UCCA postprocessing: detokenization

coli-saar / am-parser

Modular implementation of an AM dependency parser in AllenNLP.

Apache License 2.0

30 stars 10 forks source link

UCCA postprocessing: detokenization #41

Closed namednil closed 5 years ago

namednil commented 5 years ago

I can't run the postprocessing UCCA script because it cannot find the module nltk.tokenize.moses, I'm using the latest nltk version. Does it have to do with this: https://github.com/lyeoni/nlp-tutorial/issues/2?

Also, do we really need "detokenization"? We carry around the input string.

mariomgmn commented 5 years ago

Possibly, but yes you're right, after yesterday's modification we don't really need the detokenisation. I see in another issue that you already have output. Did you modify the script to not import the detokeniser?

namednil commented 5 years ago

I just installed the moses tokenization package from the source that was referenced in the issue I linked.

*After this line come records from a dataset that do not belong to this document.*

_HERE = os.path.dirname(os.path.abspath(__file__))
LIB_PATH = os.path.join(_HERE, "libladiffcodec.so")
CSRC = os.path.join(_HERE, "csrc")

LDC_F32, LDC_BF16, LDC_BF16_W8 = 0, 1, 2
DTYPES = {"f32": LDC_F32, "bf16": LDC_BF16, "fp8": LDC_BF16_W8}
MODEL_MAIN, MODEL_COND = 0, 1
MAX_RATIOS = 8
STREAM_ENCODER, STREAM_DECODER = 0, 1

EXPORTS = [
    "ldc_last_error", "ldc_version", "ldc_create", "ldc_destroy", "ldc_reseed", "ldc_set_option", "ldc_quantize_e4m3", "ldc_set_weight", "ldc_finalize_weights",
    "ldc_seanet_encode", "ldc_seanet_decode", "ldc_rvq_encode", "ldc_rvq_decode", "ldc_get_cond",
    "ldc_cond_upsample", "ldc_unet_forward", "ldc_p_sample", "ldc_denoise", "ldc_p_sample_loop", "ldc_infilling", "ldc_output_normalise", "ldc_decode", "ldc_ddim_times", "ldc_ddim_sample", "ldc_decode_ddim", "ldc_decode_codes", "ldc_decode_codes_ddim",
    "ldc_dpm_schedule", "ldc_dpm_sample", "ldc_decode_dpm", "ldc_decode_codes_dpm", "ldc_decode_ragged_dpm",
    "ldc_window_layout", "ldc_unet_forward_windows", "ldc_denoise_windows", "ldc_ddim_sample_windows", "ldc_decode_windows", "ldc_decode_ddim_windows",
    "ldc_dpm_sample_windows", "ldc_decode_dpm_windows", "ldc_decode_codes_windows", "ldc_decode_codes_dpm_windows",
    "ldc_decode_ragged", "ldc_unet_forward_ragged", "ldc_get_cond_ragged", "ldc_decode_codes_ragged", "ldc_ac_encode_ragged", "ldc_ac_decode_ragged",
    "ldc_unet_forward_items", "ldc_pool_create", "ldc_pool_destroy", "ldc_pool_admit", "ldc_pool_admit_ddim", "ldc_pool_step", "ldc_pool_remaining", "ldc_pool_take", "ldc_pool_peek", "ldc_pool_evict",
    "ldc_stream_min_first", "ldc_stream_create", "ldc_stream_reset", "ldc_stream_destroy", "ldc_seanet_encode_stream", "ldc_seanet_decode_stream", "ldc_get_cond_stream",
    "ldc_sconv1d", "ldc_sconvtr1d", "ldc_slstm", "ldc_unet_debug_tap", "ldc_unet_step_cost", "ldc_profile_enable",
    "ldc_profile_read", "ldc_profile_read_classes", "ldc_conv_microbench", "ldc_conv_compare", "ldc_conv_compare_fp8", "ldc_ln_fold_compare", "ldc_gn_microbench", "ldc_host_stats", "ldc_stream_info", "ldc_clock_sample", "ldc_debug_raise_failure", "ldc_debug_attn_core", "ldc_debug_attention_block", "ldc_debug_sea_conv", "ldc_debug_sea_op", "ldc_debug_sync_count", "ldc_xcc_census", "ldc_timeline_enable", "ldc_timeline_read", "ldc_kstamps_enable", "ldc_kstamps_reset", "ldc_kstamps_read", "ldc_packed_bytes", "ldc_pack_codes", "ldc_unpack_codes",
    "ldc_ac_build_cdf", "ldc_ac_encode", "ldc_ac_decode", "ldc_train_q_sample", "ldc_train_num_timesteps", "ldc_train_predict_x_start", "ldc_train_neg_sdsdr", "ldc_train_l1_loss", "ldc_train_block_ws_floats",
    "ldc_train_block_forward", "ldc_train_block_backward", "ldc_train_layernorm_forward", "ldc_train_layernorm_backward", "ldc_train_adam_step", "ldc_train_adam_step_dev", "ldc_train_pointwise_forward", "ldc_train_pointwise_backward", "ldc_train_linattn_ws_floats", "ldc_train_linattn_forward", "ldc_train_linattn_backward", "ldc_train_conv_forward", "ldc_train_conv_backward", "ldc_train_join", "ldc_train_side_stream", "ldc_train_upsample2", "ldc_train_activation", "ldc_train_attn_ws_floats", "ldc_train_attn_forward", "ldc_train_attn_backward", "ldc_train_convtr_forward", "ldc_train_convtr_backward", "ldc_train_maxscale", "ldc_resample_out_len", "ldc_resample",
]


class LdcConfig(C.Structure):
    _fields_ = [
        ("compute_dtype", C.c_int32), ("rep_dims", C.c_int32), ("n_filters", C.c_int32),
        ("n_residual_layers", C.c_int32), ("lstm", C.c_int32), ("n_enc_ratios", C.c_int32),
        ("enc_ratios", C.c_int32 * MAX_RATIOS), ("diff_dims", C.c_int32), ("n_upsampling_ratios", C.c_int32),
        ("upsampling_ratios", C.c_int32 * MAX_RATIOS), ("unet_scale_cond", C.c_int32), ("unet_scale_x", C.c_int32),
        ("has_cond_model", C.c_int32), ("cond_bandwidth", C.c_float), ("max_batch", C.c_int32),
        ("max_latent_len", C.c_int32), ("noise_seed", C.c_uint64), ("final_activation", C.c_int32),
        ("reserved_", C.c_int32),
    ]
# ... 150 lines not shown
    lib.ldc_train_conv_backward.argtypes = [vp, fp, fp, fp, i32, i32, i32, i32, i32, i32, i32, fp, fp, fp, vp]
    lib.ldc_train_join.argtypes = [vp, vp]
    lib.ldc_train_side_stream.argtypes = [vp, C.POINTER(C.c_void_p)]
    lib.ldc_train_upsample2.argtypes = [vp, fp, C.c_int64, i32, i32, fp, vp]
    lib.ldc_train_activation.argtypes = [vp, fp, fp, C.c_int64, i32, fp, vp]
    lib.ldc_train_attn_ws_floats.argtypes = [i32, i32, i32]
    lib.ldc_train_attn_forward.argtypes = [vp, fp, i32, i32, i32, i32, fp, fp, vp]
    lib.ldc_train_attn_backward.argtypes = [vp, fp, fp, i32, i32, i32, i32, fp, fp, vp]
    lib.ldc_train_convtr_forward.argtypes = [vp, fp, fp, fp, i32, i32, i32, i32, i32, fp, vp]
    lib.ldc_train_convtr_backward.argtypes = [vp, fp, fp, fp, i32, i32, i32, i32, i32, fp, fp, fp, vp]
    lib.ldc_train_maxscale.argtypes = [vp, fp, fp, i32, C.c_int64, fp, vp]
    lib.ldc_train_adam_step.argtypes = [vp, fp, fp, fp, fp, C.c_int64, i32, C.c_float, C.c_float, C.c_float, C.c_float, vp]
    lib.ldc_train_adam_step_dev.argtypes = [vp, fp, fp, fp, fp, C.c_int64, vp, C.c_float, C.c_float, C.c_float, C.c_float, vp]
    lib.ldc_resample_out_len.argtypes = [C.c_int64, i32, i32]
    lib.ldc_resample.argtypes = [vp, fp, i32, C.c_int64, i32, i32, fp, vp]
    lib.ldc_gn_microbench.argtypes = [vp, i32, i32, i32, i32, i32, i32, C.POINTER(C.c_double)]
    for name in EXPORTS:
        fn = getattr(lib, name)
        if name in ("ldc_debug_sync_count", "ldc_packed_bytes", "ldc_train_block_ws_floats", "ldc_train_linattn_ws_floats", "ldc_train_attn_ws_floats", "ldc_resample_out_len"):
            fn.restype = C.c_int64
        elif name == "ldc_quantize_e4m3":
            fn.restype = None
        elif name not in ("ldc_last_error", "ldc_version"):
            fn.restype = C.c_int
    _lib = lib
    return lib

mariomgmn commented 5 years ago

Okay. I'll pull and then modify the code to remove the detokeniser and push that.

alexanderkoller commented 5 years ago

Hi, can someone elaborate on this? We should be very cautious about using NLTK in our code because it is not on the whitelist.

mariomgmn commented 5 years ago

Hi, yes. I imported an NLTK detokenizer in one of the scripts. However, we're not currently using it or the code that depends on it given that we are carrying the input string. I'll remove the code that uses it to avoid any confusion.

alexanderkoller commented 5 years ago

Yes, please do and then close this issue.

Is this what causes #50?

namednil commented 5 years ago

I just wanted to mention that using nltk should be fine as long as we don't use anything that is pretrained or any nltk corpus, because the whitelist only talks about "constraints on which third-party data or pre-trained models can be used in addition to the resources distributed by the task organizers."

mariomgmn commented 5 years ago

Is this what causes #50? No, we're not using the detokenizer any more. We're pulling the input from the mrp files as-is and using the tokenization from the companion data as well and using them both in the alto corpus.